Roasted carrots: preheat oven to 400 degrees. Toss together 1 ½ lbs carrots, peeled and cut into large chunks, olive oil to coat, several sprigs fresh thyme, and salt and black pepper to taste. Spread the carrots in a single layer on a rimmed baking sheet. Roast until golden and tender, about 1 hour.
Spanish omelet: heat ½ cup olive oil in a 8 to 10 inch skillet. Add 1 cup peeled thinly sliced potatoes. Turn them constantly until well coated with the oil. Reduce the heat and turn them occasionally, about 20 minutes. Meanwhile, heat in a large heavy skillet: 2 tbsp olive oil, add and cook about 5 minutes ½ cup thinly sliced onion and ½ cup julienned strips bell pepper.

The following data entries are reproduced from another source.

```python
def make_robotnet_encode(backbone=None):
    UNet = pose_backbone(backbone, "TRANSLATION")

    class RobotNetEncode(UNet, _PoseHeadMixin):
        name = "robotnet"

        def __init__(self, in_channels, out_channels, D=3):
            UNet.__init__(self, in_channels, out_channels, D)
            cfg = config.Config()
            self.leaky_relu = nn.LeakyReLU()
            self._init_head(self.PLANES[3] * self.BLOCK.expansion, out_channels, avg_pool=True)
            self.quantization_size = cfg()["DATA"].get("quantization_size", 1 / cfg.DATA.scale)
            self.voxelize_position = cfg()["DATA"].get("voxelize_position", False)

        def forward(self, x):
            joint_angles = None
            if isinstance(x, tuple):
                x, joint_angles = x
            out = self.conv0p1s1.forward_fused(x, bn=self.bn0, act=SV_ACT_RELU)
            for i in range(1, 5):
                conv, bn, block = self._down_names(i)
                out = getattr(self, conv).forward_fused(out, bn=getattr(self, bn), act=SV_ACT_RELU)
                out = getattr(self, block)(out)
            out = self._regress(out, joint_angles)
            if not self.training and self.voxelize_position:
                out[:, :3] *= self.quantization_size
            return out

    return RobotNetEncode


RobotNet = make_robotnet()
```

### markerless-robot-camera-calibration_amd/model/robotnet_segmentation.py

```python
import torch.nn as nn

from .. import MinkowskiEngine as ME
from .._lib import SV_ACT_LEAKY_RELU
from ..utils import config
from ._select import pose_backbone, segmentation_backbone

EPS = 1e-6


def _classification_head(UNet, default_classes, class_name):
    class _Head(UNet):
        name = "robotnet"

        def __init__(self, in_channels, out_channels=256, D=3, num_classes=None):
            UNet.__init__(self, in_channels, out_channels, D)
            if num_classes is None:
                num_classes = default_classes()
            self.leaky_relu = ME.MinkowskiLeakyReLU()
            self.regression = nn.Sequential(
                ME.MinkowskiOps.MinkowskiLinear(256, 1024),
                ME.MinkowskiLeakyReLU(),
                ME.MinkowskiOps.MinkowskiLinear(1024, num_classes),
            )
            self.sigm = ME.MinkowskiSigmoid()

        def forward(self, x):
            if isinstance(x, tuple):
                x, _joint_angles = x
            slope = self.leaky_relu.negative_slope
            out = UNet.forward(self, x, final_act=SV_ACT_LEAKY_RELU, final_slope=slope)
            out = self.regression[0].forward_fused(out, act=SV_ACT_LEAKY_RELU,
                                                   slope=self.regression[1].negative_slope)
            return self.regression[2].forward_fused(out)

    _Head.__name__ = _Head.__qualname__ = class_name
    return _Head


def make_robotnet_segmentation(backbone=None):
    return _classification_head(segmentation_backbone(backbone), lambda: config.Config().DATA.classes,
                                "RobotNetSegmentation")


def make_robotnet_vote(backbone=None):
    return _classification_head(pose_backbone(backbone, "ROTATION"),
                                lambda: 2 if config.Config().DATA.data_type == "ee_seg" else 4, "RobotNetVote")


RobotNetSegmentation = make_robotnet_segmentation()
```

### markerless-robot-camera-calibration_amd/nn.py

```python
import math
from ctypes import c_float, c_int, c_int64, c_size_t

import numpy as np
import torch
import torch.nn as nn

from . import _lib, profiling
from ._lib import SV_ACT_LEAKY_RELU, SV_ACT_NONE, SV_ACT_RELU, call, ptr, stream_ptr
from .sparse import SparseTensor, SplitPlan

KERNEL_OFFSET_PERMUTATION = None

import os as _os


def _parse_split_rules(text):
    rules = []
    for part in text.split(";"):
        if part.strip():
            rows, _, cuts = part.partition(":")
            cuts = tuple(int(v) for v in cuts.split(",") if v)
            rules.append((int(rows), cuts[0] if len(cuts) == 1 else cuts))
    return sorted(rules, key=lambda r: -r[0])


SPLIT_RULES = _parse_split_rules(_os.environ.get("MRCC_SPLIT_RULES", "20000:9,18"))
SPLIT_MIN_CHANNELS = int(_os.environ.get("MRCC_SPLIT_MIN_CHANNELS", "128"))


SPLIT_RULES_ONE_FRAME = _parse_split_rules(_os.environ.get("MRCC_SPLIT_RULES_ONE_FRAME", "50000:9,18"))


def split_points_for(rows):
    for min_rows, cuts in SPLIT_RULES:
        if rows >= min_rows:
            return cuts
    return None


def conv_forward(feats, weight3, plan, V_out, scale=None, shift=None, residual=None, act=SV_ACT_NONE, slope=0.01,
                 out=None, weight_bf16=None):
    K, Cin, Cout = weight3.shape
    if feats.shape[1] != Cin:
        raise ValueError(f"input has {feats.shape[1]} channels, kernel expects {Cin}")
    if feats.stride(1) != 1:
        feats = feats.contiguous()
    if out is None:
        out = torch.empty((V_out, Cout), dtype=torch.float32, device=feats.device)
    if isinstance(plan, SplitPlan):
        return _conv_forward_split(feats, weight3, plan, V_out, scale, shift, residual, act, slope, out, weight_bf16)
    return _conv_forward_one(feats, weight3, plan, V_out, scale, shift, residual, act, slope, out, None, wp=weight_bf16)


def pack_weights_bf16(weight3):
    K, Cin, Cout = weight3.shape
    w = weight3.detach().float().contiguous()
    wp = torch.empty(K * Cin * Cout, dtype=torch.bfloat16, device=w.device)
    call("sv_pack_weights_bf16", ptr(w), c_int(K), c_int(Cin), c_int(Cout), ptr(wp), stream_ptr())
    return wp


def _conv_forward_split(feats, weight3, plan, V_out, scale, shift, residual, act, slope, out, weight_bf16=None):
    K, Cin, Cout = weight3.shape
    timer = profiling.TIMER
    t0 = None
    if timer is not None:
        kname = profiling.conv_kernel_config(Cout, plan.Vpad, Cin, plan.parts[-1][1] - plan.parts[-1][0])
        if timer.want(kname):
            t0 = timer.start()
    if weight_bf16 is None and not weight3.is_contiguous():
        weight3 = weight3.contiguous()
    acc = None
    for i, (k0, k1, sub) in enumerate(plan.parts):
        w = weight3[k0:k1]
        wp = weight_bf16[k0 * Cin * Cout:k1 * Cin * Cout] if weight_bf16 is not None else None
        if i == len(plan.parts) - 1:
            _conv_forward_one(feats, w, sub, V_out, scale, shift, residual, act, slope, out, acc, timed=False, wp=wp)
        else:
            nxt = torch.empty((V_out, Cout), dtype=torch.float32, device=feats.device)
            _conv_forward_one(feats, w, sub, V_out, None, None, None, SV_ACT_NONE, slope, nxt, acc, timed=False, wp=wp)
            acc = nxt
    if t0 is not None:
        timer.stop(t0, _lib.conv_last_instance()[0], K, Cin, Cout, V_out, plan.pairs_device(), level=plan.out_stride,
                   passes=len(plan.parts))
# ... 613 lines not shown
```

### markerless-robot-camera-calibration_amd/profiling.py

```python
import math

import torch

from . import _lib

TIMER = None
INSTANCE_LOG = None
TRAIN_LOG = None


def conv_kernel_config(Cout, Vpad, Cin, K=1):
    flags = _lib.SV_CONV_SEL_BUF_OK | _lib.SV_CONV_SEL_W_ALIGNED
    if K > 1:
        flags |= _lib.SV_CONV_SEL_PLAN | _lib.SV_CONV_SEL_TILE_ORDER
    if Cin % 4 == 0:
        flags |= _lib.SV_CONV_SEL_VEC_A
    return _lib.conv_instance(K, Cin, Cout, Vpad, flags).partition("|")[0]


class KernelTimer:
    def __init__(self, capacity=0):
        self.records = []
        self.enabled = True
        self.only = None
        self._pool = [torch.cuda.Event(enable_timing=True) for _ in range(capacity)]
        self._next = 0
        self._first_of_frame = False

    def _event(self):
        if self._next < len(self._pool):
            e = self._pool[self._next]
            self._next += 1
            return e
        return torch.cuda.Event(enable_timing=True)

    def want(self, kernel):
        return self.enabled and (self.only is None or kernel in self.only)

    def start(self):
        e = self._event()
        e.record()
        return e

    def stop(self, start_evt, kernel, K, Cin, Cout, V_out, pairs_dev, level=None, passes=1):
        e = self._event()
        e.record()
        self.records.append((kernel, K, Cin, Cout, V_out, pairs_dev, start_evt, e, self._first_of_frame, level, passes))
        self._first_of_frame = False

    def frame_boundary(self):
        self._first_of_frame = True

    def clear(self):
        self.records = []

    @staticmethod
    def layer_key(kernel, K, Cin, Cout, V_out, level=None):
        where = f"s{level}" if level is not None else f"~2^{int(round(math.log2(max(V_out, 1))))}"
        return (kernel, K, Cin, Cout, where)

    def summarize(self, by_layer=False):
        out = {}
        for kernel, K, Cin, Cout, V_out, pairs_dev, s, e, first, level, passes in self.records:
            if first:
                continue
            P = int(pairs_dev.item()) if pairs_dev is not None else V_out
            ms = s.elapsed_time(e)
            key = self.layer_key(kernel, K, Cin, Cout, V_out, level) if by_layer else kernel
            d = out.setdefault(key, {"launches": 0, "ms": 0.0, "flops": 0.0, "bytes": 0.0, "rows": 0.0, "kernel_launches": 0})
            d["rows"] += V_out
            d["launches"] += 1
            d["kernel_launches"] += passes
            d["ms"] += ms
            d["flops"] += 2.0 * P * Cin * Cout
            d["bytes"] += P * (4.0 * Cin + 8) + 4.0 * V_out * Cout + 4.0 * K * Cin * Cout
        return out
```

Add 1 minced garlic clove, 1/3 cup chopped peeled , seeded, and drained tomato, and salt and black pepper to taste. Continue to cook about 15 minutes. Add the potatoes to the onion mixture and keep hot. Beat 8 eggs with a fork, add ½ tsp salt and a pinch of black pepper. Melt 1 tbsp butter in an 8 to 10 inch skillet over medium high heat. For each omelet pour in ½ cup of the egg mixture. Add about 2 tbsp of the vegetable filling for each one. Also top each omelet with 2 additonal tbsp of the vegetable filling. Serves 4.
Salsa Fresca: combine in a medium bowl: ½ small sweet or red onion finely chopped, rinsed and drained, 2 tsbp fresh lime juice, 2 large ripe tomatoes seeded and finely chopped, ¼ to ½ cup chopped cilantro, 3 to 5 jalapeno peppers (or to taste) seeded and minced, also optional 6 radishes, finely minced and 1 medium garlic clove finely minced. Stir together well and season with ¼ tsp salt or to taste.